ASSIGNED TASK ::
Within the listing below, filter for "unsigned" and copy every matching line.
══ DATA FOR REVIEW
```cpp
static constexpr int kSmallGram = 526;
static constexpr int kSmallFin = 528;
static constexpr int kSmallFinNext = 540;
int BwtEngine::plan_grams(const KeyPlan& plan, u32 n, const u8* d_lut, GramPlan* gp) {
  hipStream_t st = stream;
  gp->G = 0;
  if (!gram_keys || n < gram_min_n) return 0;
  int g = 1;
  u64 U = plan.sigma;
  while (U * plan.sigma <= kGramMaxU && U * plan.sigma <= (u64)cap / 2 && g < 32) { U *= plan.sigma; ++g; }
  if (g < 2) return 0;
  const u32 nwords = ceil_div((u32)U, 64u);
  u8* present = reinterpret_cast<u8*>(d_SA);
  unsigned long long* bits = reinterpret_cast<unsigned long long*>(present + 64ull * nwords);
  uint4* table = reinterpret_cast<uint4*>(d_rank);
  u32 top = 1;
  for (int t = 1; t < g; ++t) top *= plan.sigma;
  stats.alg_bytes += (u64)n + 64ull * nwords * 2;
  BWTC_HIP_TRY(hipMemsetAsync(present, 0, 64ull * nwords, st));
  hipLaunchKernelGGL(k_gram_mark, dim3(std::min<u32>(ceil_div(n, kGramTile), 4096u)), dim3(256), 0, st,
                     (const u8*)d_T, d_lut, n, g, plan.sigma, top, present);
  hipLaunchKernelGGL(k_gram_pack, dim3(ceil_div(nwords, 256u)), dim3(256), 0, st, (const u8*)present, nwords, bits);
  hipLaunchKernelGGL(k_gram_table, dim3(1), dim3(1024), 0, st, (const unsigned long long*)bits, nwords, table,
                     d_small + kSmallGram);
  BWTC_HIP_TRY(hipMemcpyAsync(h_small + kSmallGram, d_small + kSmallGram, 4, hipMemcpyDeviceToHost, st));
  BWTC_HIP_TRY(wait());
// ... 87 lines not shown
    const bool long_ok = long_keys && implied_idx && emit && key_plane && n >= gram_min_n;
    const bool coded = long_ok && code_keys && finisher && !code_failed;
    auto upload_inverse_lut = [&]() -> int {
      u8 inv[256];
      std::memset(inv, 0, sizeof inv);
      for (int c = 255; c >= 0; --c) if (hist[c] && !(c == 0 && lone_sentinel)) inv[plan.lut[c]] = (u8)c;
      std::memcpy(h_small + kSmallInv, inv, 256);
      BWTC_HIP_TRY(hipMemcpyAsync(d_small + kSmallInv, h_small + kSmallInv, 256, hipMemcpyHostToDevice, st));
      return 0;
    };
    int w_bits = 0;
    RrLong lg;
    lg.w = nullptr; lg.wmask = ~0u; lg.hi_shift = 0; lg.chr_shift = 0; lg.chr_mask = 0; lg.lvl_shift = -1; lg.depth = 0;
    int split_now = split;
    if (coded) {
      split_now = (split_index && n <= (1u << 29)) ? 1 : 0;
      key_bits = code_bits - 32;
      w_bits = 32;
      const int hi_bits = split_now ? 13 : 0;
      CodeKey ck;
      ck.codes = d_codes; ck.kbits = code_bits; ck.hi_shift = key_bits; ck.chr_shift = key_bits + hi_bits; ck.lvl_shift = ck.chr_shift + 8;
      rc = upload_inverse_lut();
      if (rc) return rc;
      BWTC_HIP_TRY(hipMemsetAsync(d_pairs, 0, (size_t)kPairReplicas * 65536 * 4, st));
      const u32 sample_tiles = std::min<u32>(ceil_div(n, kPairTile), 512u);
      hipLaunchKernelGGL(k_pair_counts, dim3(sample_tiles), dim3(256), 0, st, (const u8*)d_T, d_lut, n, d_pairs);
      hipLaunchKernelGGL(k_code_build, dim3(kCodeRows), dim3(256), 0, st, (const u32*)d_pairs, plan.sigma, d_codes, d_small + kSmallError);
      hipLaunchKernelGGL(k_make_keys_code, dim3(ceil_div(n, 1024)), dim3(256), 0, st, (const u8*)d_T, d_lut, ka, d_W0, n, key_plane, split_now, ck);
      lg.hi_shift = ck.hi_shift; lg.chr_shift = ck.chr_shift; lg.chr_mask = 0xFFu; lg.lvl_shift = ck.lvl_shift;
      lk.w = d_W0;
      short_len = 0;
      h = 1;
      stats.alg_bytes += (u64)sample_tiles * kPairTile + (u64)kPairReplicas * 65536 * 8;
      if (std::getenv("BWTC_HIP_DEBUG"))
        std::fprintf(stderr, "code keys: %d + %d bits, sigma %u, %u sampled tiles, character code at bit %d, level at bit %d\n",
                     key_bits, w_bits, plan.sigma, sample_tiles, ck.chr_shift, ck.lvl_shift);
    } else if (long_ok && gp.G > 0) {
      const int cb = std::max(1, bit_width_u64(plan.sigma - 1));
      int G2 = std::min(32 / gp.b, (64 - gp.g * gp.G) / gp.g);
      G2 = std::min(G2, long_grams_override > 0 ? long_grams_override : 2);
      const int hi_bits = split ? 13 : 0;
      if (G2 >= 1 && key_bits + hi_bits + cb <= 64) {
        lk.w = d_W0; lk.G2 = G2; lk.hi_shift = key_bits; lk.chr_shift = key_bits + hi_bits; lk.chr_mask = (1u << cb) - 1u;
        rc = upload_inverse_lut();
        if (rc) return rc;
        w_bits = gp.b * lk.G2;
        if (w_bits < kRadixBits) { lk.first_r = w_bits; lk.first_mask = (1u << std::min(kRadixBits, w_bits + key_bits)) - 1u; }
        short_len = (u32)(gp.g * (gp.G + lk.G2));
        h = (u64)short_len;
        hipLaunchKernelGGL(k_make_keys_gram, dim3(ceil_div(n, 1024)), dim3(256), 0, st, d_T, d_lut,
                           (const uint4*)d_rank, ka, (u32*)nullptr, n, gp.g, gp.G, gp.b, plan.sigma, gp.top, key_plane, split, lk);
// ... 589 lines not shown
```

### bwtc_amd/csrc/bwt_engine.hpp

```cpp
#pragma once
#include "common.hpp"
#include "bwtc_hip.h"
#include "radix_sort.hpp"
#include "scan.hpp"
#include "wavelet_host.hpp"
#include "wavelet_pipeline.hpp"
#include <sys/mman.h>
#include <condition_variable>
#include <future>
#include <map>
#include <mutex>
#include <thread>
#include <memory>
#include <utility>
#include <cstdlib>
#include <functional>
#include <vector>

namespace bwtc_hip {

struct RrEmit;
struct RrLong;
struct FinList;
struct FinShallow;
struct FinOutcome { u32 hard = 0, hard_depth = 0xFFFFFFFFu, left = 0, local = 0; };
constexpr u32 kFinRegions = 16;
struct FinRegions { u32 nreg; u32 wfirst[kFinRegions + 1]; u32 ebase[kFinRegions]; u32 ecount[kFinRegions]; };

struct PinnedGauge {
  std::atomic<uint64_t> now{0}, peak{0};
  void add(uint64_t n) {
    const uint64_t v = now.fetch_add(n) + n;
    uint64_t p = peak.load();
    while (p < v && !peak.compare_exchange_weak(p, v)) {}
  }
  void sub(uint64_t n) { now.fetch_sub(n); }
  static PinnedGauge& get() { static PinnedGauge g; return g; }
};

constexpr size_t kLockedHugePage = (size_t)2 << 20;
constexpr size_t kLockedMapFrom = (size_t)32 << 20;
inline size_t lockedMapBytes(size_t n) { return (n + kLockedHugePage - 1) / kLockedHugePage * kLockedHugePage; }
inline void* lockedHostAlloc(size_t n, int* kind) {
  void* q = nullptr;
  if (n >= kLockedMapFrom && !std::getenv("BWTC_HIP_NO_HUGE_PAGES")) {
// ... 290 lines not shown
  struct RankBuffers { void* rec_keys; void* rec_free; u32* v_keys; u32* v_free; u32* aglob; u32* aglob_next; };
  struct RankResult { u32 m, groups; u64* ks; u32* vs; void* rec_other; u32* v_other; bool finish; u32 text_chars; bool carry;
                      bool ran_run; };
  template <typename K, bool INIT>
  int rank_step(const K* ks, const u32* vs, u32 m, u32 n, u32 short_len, K kmask, RankBuffers& rb,
                struct RrEmit re, bool emit, u64 h_next, RankResult* res, u32 split = 0,
                const struct RrLong* lg = nullptr, bool text = false, bool carry_in = true, bool raw_out = false,
                int run_mode = 0);
  bool dense_route = true;
  bool digit_planes = true;
  int window_bits = 16;
  bool split_index = true;
  bool gram_keys = true;
  int gram_count_override = 0;
  struct GramPlan { int g = 0, G = 0, b = 0; u32 top = 0; };
  int plan_grams(const KeyPlan& plan, u32 n, const u8* d_lut, GramPlan* gp);
  bool no_emit = false;
  bool long_keys = true;
  int long_items_per_thread = 8;
  u32 gram_min_n = 1u << 22;
  bool code_failed = false;
  bool code_keys = true;
  int code_bits = 72;
  u32* d_pairs = nullptr;
  u32* d_codes = nullptr;
  u32* d_parkS = nullptr;
  u64* d_parkHP = nullptr;
  u32 parked = 0;
  u32 park_holes = 0;
  u32* d_hardS = nullptr;
  u64* d_hardHP = nullptr;
  unsigned short* d_hardC = nullptr;
  bool ranks_live = false;
  u32 fin_floor = 12;
  bool finisher = true;
  int fin_window = 1024;
  int fin_max_group = 256;
  int fin_words = 2;
  bool fin_shape_fixed = false;
  bool fin_wide_short = true;
  int fin_window_blk = 1024;
  int fin_group_blk = 256;
  bool long_direct = true;
  int fin_rounds = 3;
  int fin_max_passes = 8;
  int text_rounds = 6;
// ... 68 lines not shown
```

### bwtc_amd/csrc/c_abi.hip

```cpp
#include "bwt_engine.hpp"
#include "gpu_lanes.hpp"
#include "huffman_decoder.hpp"
#include "postprocess.hpp"
#include "wavelet_rebuild.hpp"
#include "prepr_host.hpp"
#include <new>
#include "radix_sort.hpp"
#include "bwtc_hip.h"
#include "entropy_host.hpp"
#include "wavelet_host.hpp"
#include "wavelet_gpu_models.hpp"
#include <sched.h>
#include <algorithm>
#include <atomic>
#include <string>
#include <cstring>
#include <new>
#include <thread>
#include <vector>

using namespace bwtc_hip;

struct bwtc_hip_ctx {
  BwtEngine eng;
// ... 1054 lines not shown
}

int bwtc_hip_test_radix_pairs(bwtc_hip_ctx* ctx, void* keys, void* vals, uint64_t n, uint64_t n_holes, int key_bytes, int val_bytes,
                              int bit_lo, int nbits, int values_mode, int planes) {
  if (!ctx || !keys) return -1;
  BwtEngine& e = ctx->eng;
  typedef unsigned short u16v;
  if (key_bytes == 4 && val_bytes == 4) return test_radix_pairs<u32, u32>(e, static_cast<u32*>(keys), static_cast<u32*>(vals), n, n_holes, bit_lo, nbits, values_mode, planes);
  if (key_bytes == 8 && val_bytes == 4) return test_radix_pairs<u64, u32>(e, static_cast<u64*>(keys), static_cast<u32*>(vals), n, n_holes, bit_lo, nbits, values_mode, planes);
  if (key_bytes == 4 && val_bytes == 2) return test_radix_pairs<u32, u16v>(e, static_cast<u32*>(keys), static_cast<u16v*>(vals), n, n_holes, bit_lo, nbits, values_mode, planes);
  if (key_bytes == 8 && val_bytes == 2) return test_radix_pairs<u64, u16v>(e, static_cast<u64*>(keys), static_cast<u16v*>(vals), n, n_holes, bit_lo, nbits, values_mode, planes);
  return -1;
}

int bwtc_hip_test_radix_long(bwtc_hip_ctx* ctx, uint64_t* keys, void* vals, uint32_t* w, uint64_t n, int val_bytes, int items_per_thread,
                             int kbits, int wbits, int direct_w) {
  if (!ctx || !keys || !vals || !w) return -1;
  BwtEngine& e = ctx->eng;
  typedef unsigned short u16v;
  if (val_bytes == 4 && items_per_thread == 6) return test_radix_long<u32, 6>(e, keys, static_cast<u32*>(vals), w, n, kbits, wbits, direct_w != 0);
  if (val_bytes == 2 && items_per_thread == 6) return test_radix_long<u16v, 6>(e, keys, static_cast<u16v*>(vals), w, n, kbits, wbits, direct_w != 0);
  if (val_bytes == 2 && items_per_thread == 8) return test_radix_long<u16v, 8>(e, keys, static_cast<u16v*>(vals), w, n, kbits, wbits, direct_w != 0);
  return -1;
}
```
════
EXERCISE ANSWER ::
  unsigned long long* bits = reinterpret_cast<unsigned long long*>(present + 64ull * nwords);
  hipLaunchKernelGGL(k_gram_table, dim3(1), dim3(1024), 0, st, (const unsigned long long*)bits, nwords, table,
  unsigned short* d_hardC = nullptr;
  typedef unsigned short u16v;
  typedef unsigned short u16v;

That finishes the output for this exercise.